The more grievously wounded would be sent home, they had gotten what we would call the million bit wound. Most of the wounds I had treated were not lethal, nothing that healing potions and field dressings couldn't fix. The bursting of the trees from the shelling had launched splinters into the air that is as much deadly as metal shrapnel. There was one who had it worse that day who suffered these wounds during the barrage, was a good friend of mine during our induction to the regiment, Daisy. Her left flank had been peppered by the large wooden splinters over where her cutie mark would have been. She was whimpering from the pain and couldn't move when she was hit and laid helplessly in the open during the whole ordeal. I cut off the trousers of the uniform to fully assess the damaged. I winced at the sight, small chucks of flesh was torn off, some only holding on by a string of tissue. I couldn't apply a tourniquet high enough due to the wounds being directly on her flank and I didn't carry a junctional tourniquet in my aid bag. The splinters had slowed the bleeding, still she had lost a significant amount of blood from her open wounds and was becoming more unresponsive by the second. The more smaller superficial splinters I could bite down to remove to make room for the dressings to stabilise the more severe trauma. One revealed to be an exit wound that had embedded itself on a junction, I stabilised it along with her leg in the hopes that it would hold pressure long enough until she was brought to a hospital. If it were to dislodge itself, she could bleed out in minutes.

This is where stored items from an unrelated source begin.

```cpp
int wplan_carve(void* ws, size_t ws_bytes, int64_t Ec, int64_t batch, int64_t N, int d, int L, int K, WPlan* out, float* shared_log,
                bool shard) {
    if (K < 1 || K > WIN_MAX_BATCHES || (!shard && K > wplan_window_batches(batch, d, L))) return TPNET_ERR_BAD_ARG;
    if (Ec > wplan_max_chunk_edges(batch, d, L)) return TPNET_ERR_BAD_ARG;
    int rc = plan_carve(ws, ws_bytes, Ec, batch, &out->base);
    if (rc) return rc;
    const size_t base_bytes = plan_bytes(Ec, batch);
    if (base_bytes + wplan_extra_bytes(Ec, batch, N, d, L, K) - (shared_log ? wplan_log_bytes(Ec, d, L) : 0) > ws_bytes)
        return TPNET_ERR_WORKSPACE;
    char* p = reinterpret_cast<char*>(align_up(reinterpret_cast<size_t>(ws), 256)) + align_up(base_bytes, 256);
    auto take = [&](size_t bytes) -> void* {
        void* r = p;
        p += align_up(bytes, 256);
        return r;
    };
    const size_t nc = 2 * (size_t)Ec;
    const int64_t Ew = (int64_t)K * batch;
    const size_t nw = (size_t)((Ec + batch - 1) / batch);
    out->s_ref = (uint32_t*)take(nc * 4);
    out->s_g = (float*)take(nc * 4);
    out->s_dec = (float*)take(nc * 4);
    out->s_bc = (uint16_t*)take(nc * 2);
    out->wdesc = (WinDesc*)take(nw * sizeof(WinDesc));
    (void)take(256);
    out->e_ref = (uint32_t*)take(3 * (size_t)Ec * 4);
    out->e_g = (float*)take(3 * (size_t)Ec * 4);
    out->log = shared_log ? shared_log : (float*)take(nc * (size_t)L * (size_t)d * 4);
    out->node_lo = (uint32_t*)take((size_t)N * 4);
    out->node_hi = (uint32_t*)take((size_t)N * 4);
    out->inv = (uint32_t*)take(nc * 4);
    out->rhead = (uint32_t*)take(nc * 4);
    out->wmask = (unsigned long long*)take((size_t)N * 8);
    out->wcls = (uint32_t*)take((2 * WIN_MAX_WINDOWS * 8 + WIN_MAX_WINDOWS) * 4);
    out->wzero_bytes = (size_t)(p - reinterpret_cast<char*>(out->wmask));
    out->wtab = take(wplan3_table_bytes(Ec, batch));
    out->wblk = (uint32_t*)take(wplan3_blk_bytes(Ec, batch));
    {
        const size_t db = wplan_dense_bytes(Ec, batch, N, d, L);
        out->dense = db ? take(db) : nullptr;
    }
    out->heavy_thr = wplan_heavy_threshold(K, batch, d);
    out->chains = reinterpret_cast<Chain*>(out->base.light);
    out->chains_sparse = reinterpret_cast<Chain*>(out->base.heavy);
    out->lk_in = reinterpret_cast<uint32_t*>(out->base.keys_in);
    out->lk_out = out->lk_in + nc;
    out->lv_in = out->base.vals_in;
    out->lv_out = out->base.vals_out;
    out->K = K;
    out->Ew = Ew;
    if (p > reinterpret_cast<char*>(ws) + ws_bytes) return TPNET_ERR_WORKSPACE;
    return TPNET_OK;
}

template <typename K>
__global__ void k_make_keys_w(K* __restrict__ keys, uint32_t* __restrict__ vals, const int64_t* __restrict__ src,
                              const int64_t* __restrict__ dst, int64_t Ec, int64_t B, int64_t N, int batch_bits, DescArgs da) {
    if (blockIdx.x >= da.kblocks) {
        for (int64_t b = (int64_t)(blockIdx.x - da.kblocks) * blockDim.x + threadIdx.x; b < da.nb;
             b += (int64_t)(gridDim.x - da.kblocks) * blockDim.x)
            batch_desc(b, da.desc, da.t, Ec, B, da.nb, da.now_time, da.t_prev, da.lambda, da.L);
        return;
    }
    const int64_t nc = 2 * Ec;
    for (int64_t j = (int64_t)blockIdx.x * blockDim.x + threadIdx.x; j < nc; j += (int64_t)da.kblocks * blockDim.x) {
        int64_t b, e;
        int side;
// ... 103 lines not shown
                           const NodeMeta* __restrict__ meta, uint32_t* err) {
    const int64_t nc = 2 * Ec;
    const int KW = p.K;
    const K bmask = ((K)1 << batch_bits) - 1;
    const BatchDesc* __restrict__ desc = p.base.desc;
    for (int64_t jb = (int64_t)bx * blockDim.x; jb < nc; jb += (int64_t)nbx * blockDim.x) {
        const int64_t j = jb + threadIdx.x;
        const bool active = j < nc;
        bool chain_head = false, last_run = false;
        int64_t w = 0;
        if (active) lv[j] = (uint32_t)j;
        Chain ch;
        ch.j0 = 0; ch.cnt = 0; ch.target = 0; ch.prev_ref = WREF_TABLE; ch.g_first = 1.0f; ch.pad0 = 0; ch.pad1 = 0; ch.pad2 = 0;
        if (active) {
            const K key = keys[j];
            const uint32_t val = p.base.vals_out[j];
            const int64_t b = (int64_t)(key & bmask);
            const int64_t node = (int64_t)(key >> batch_bits);
            w = b / KW;
            const double Tb = desc[b].t_last;
            int32_t partner;
            float wgt;
            contribution(p.base, src, dst, t, Ec, B, N, lambda, val, partner, wgt, err);
            p.base.s_partner[j] = partner;
            p.base.s_coef[j] = wgt;
            p.s_bc[j] = (uint16_t)b;
            p.base.s_target[j] = (int32_t)node;

            const bool has_prev = j > 0, has_next = j < nc - 1;
            const K kp = has_prev ? keys[j - 1] : key, kn = has_next ? keys[j + 1] : key;
            const bool run_head = !has_prev || kp != key;
            const bool run_tail = !has_next || kn != key;
            const bool same_node_prev = has_prev && (kp >> batch_bits) == (key >> batch_bits);
            const bool same_node_next = has_next && (kn >> batch_bits) == (key >> batch_bits);
            chain_head = !same_node_prev || (int64_t)(kp & bmask) / KW != w;
            last_run = run_tail && !same_node_next;
            const int64_t h = p.rhead[j];
            const int64_t ri = j - h;
            uint32_t ref;
            float g;
            {
                int64_t cb, ce;
                int cside;
                decode((int64_t)val, B, Ec, cb, cside, ce);
                const int64_t e0b = cb * B;
                const int64_t neb = (Ec - e0b < B) ? (Ec - e0b) : B;
                const uint32_t sym = (uint32_t)(2 * e0b + (cside ? 0 : neb) + (ce - e0b));
                if (!version_before_own_run<K>(p, keys, batch_bits, (int64_t)partner, b, p.inv[sym], desc, meta, lambda, Tb, ref, g))
                    resolve_version(keys, nc, batch_bits, (int64_t)partner, b, desc, meta, lambda, Tb, ref, g, p.node_lo, p.node_hi);
            }
            uint32_t fl = 0;
            if (run_head) fl |= WREF_RUN_HEAD;
            if (run_tail) fl |= WREF_RUN_TAIL;
            if (ri % WIN_BLOCK == 0) fl |= WREF_BLK_HEAD;
            if (ri % WIN_BLOCK == WIN_BLOCK - 1 || run_tail) fl |= WREF_BLK_TAIL;
            if (last_run) fl |= WREF_LAST_RUN;
            p.s_ref[j] = ref | fl;
            p.s_g[j] = g;
            float dec = 1.0f;
            if (run_head && same_node_prev) dec = decay_f32(lambda, Tb - desc[(int64_t)(kp & bmask)].t_last);
            p.s_dec[j] = dec;

            if (chain_head) {
                const K bound = (K)(((uint64_t)node << batch_bits) | (uint64_t)((w + 1) * KW));
                const K node_end = (K)(((uint64_t)(node + 1)) << batch_bits);
                const K stop = ((uint64_t)((w + 1) * KW) > (uint64_t)bmask) ? node_end : bound;
                int64_t lo = j, hi, step = 1;
                for (;;) {
                    const int64_t nx = lo + step;
                    if (nx >= nc) { hi = nc; break; }
                    if (keys[nx] >= stop) { hi = nx; break; }
                    lo = nx;
                    step <<= 1;
                }
                while (hi - lo > 1) {
                    const int64_t mid = (lo + hi) >> 1;
                    if (keys[mid] < stop) lo = mid; else hi = mid;
                }
                ch.j0 = (uint32_t)j;
                ch.cnt = (uint32_t)(hi - j);
                ch.target = (int32_t)node;
                if (same_node_prev) {
                    ch.prev_ref = (uint32_t)(j - 1);
                    ch.g_first = 1.0f;
// ... 160 lines not shown
```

I packed and dressed her wounds as best I could, must have removed about a dozen of the smaller splinters and her bandages were red with blood but was under control. Her dark yellow coat had gone pale from the blood loss and was going in and out of consciousness. I fished out a bottle of healing potion and administered it to her, the first time failed and I resorted to give it intravenously. She was to returning back to health but was still too weak and hurt to walk, but he was alive. I called over for a litter so they could get her out and should the stripes were to bombard us again, she would be at best out of harms way. I wiped my muzzle, to find it was caked in blood. The thought then struck me again about her cutie mark. What was it, would the damage be permanent, does losing a cutie mark even if it's just on one side changes who you are? The thought nagged me until Lt. Legal Testimony came and found me still sitting at the spot Daisy had just been. He asked me if I was okay and reminded me that others needed my help. We got up and made our way around our sector to find if anyone else was hurt. Company D would suffer 28 casualties, 5 dead and 23 more wounded. A fraction of them, about 12 were too hurt to continue and had to be evacuated to a field hospital. The less severe were delayed treatment and were healed before being returned to duty.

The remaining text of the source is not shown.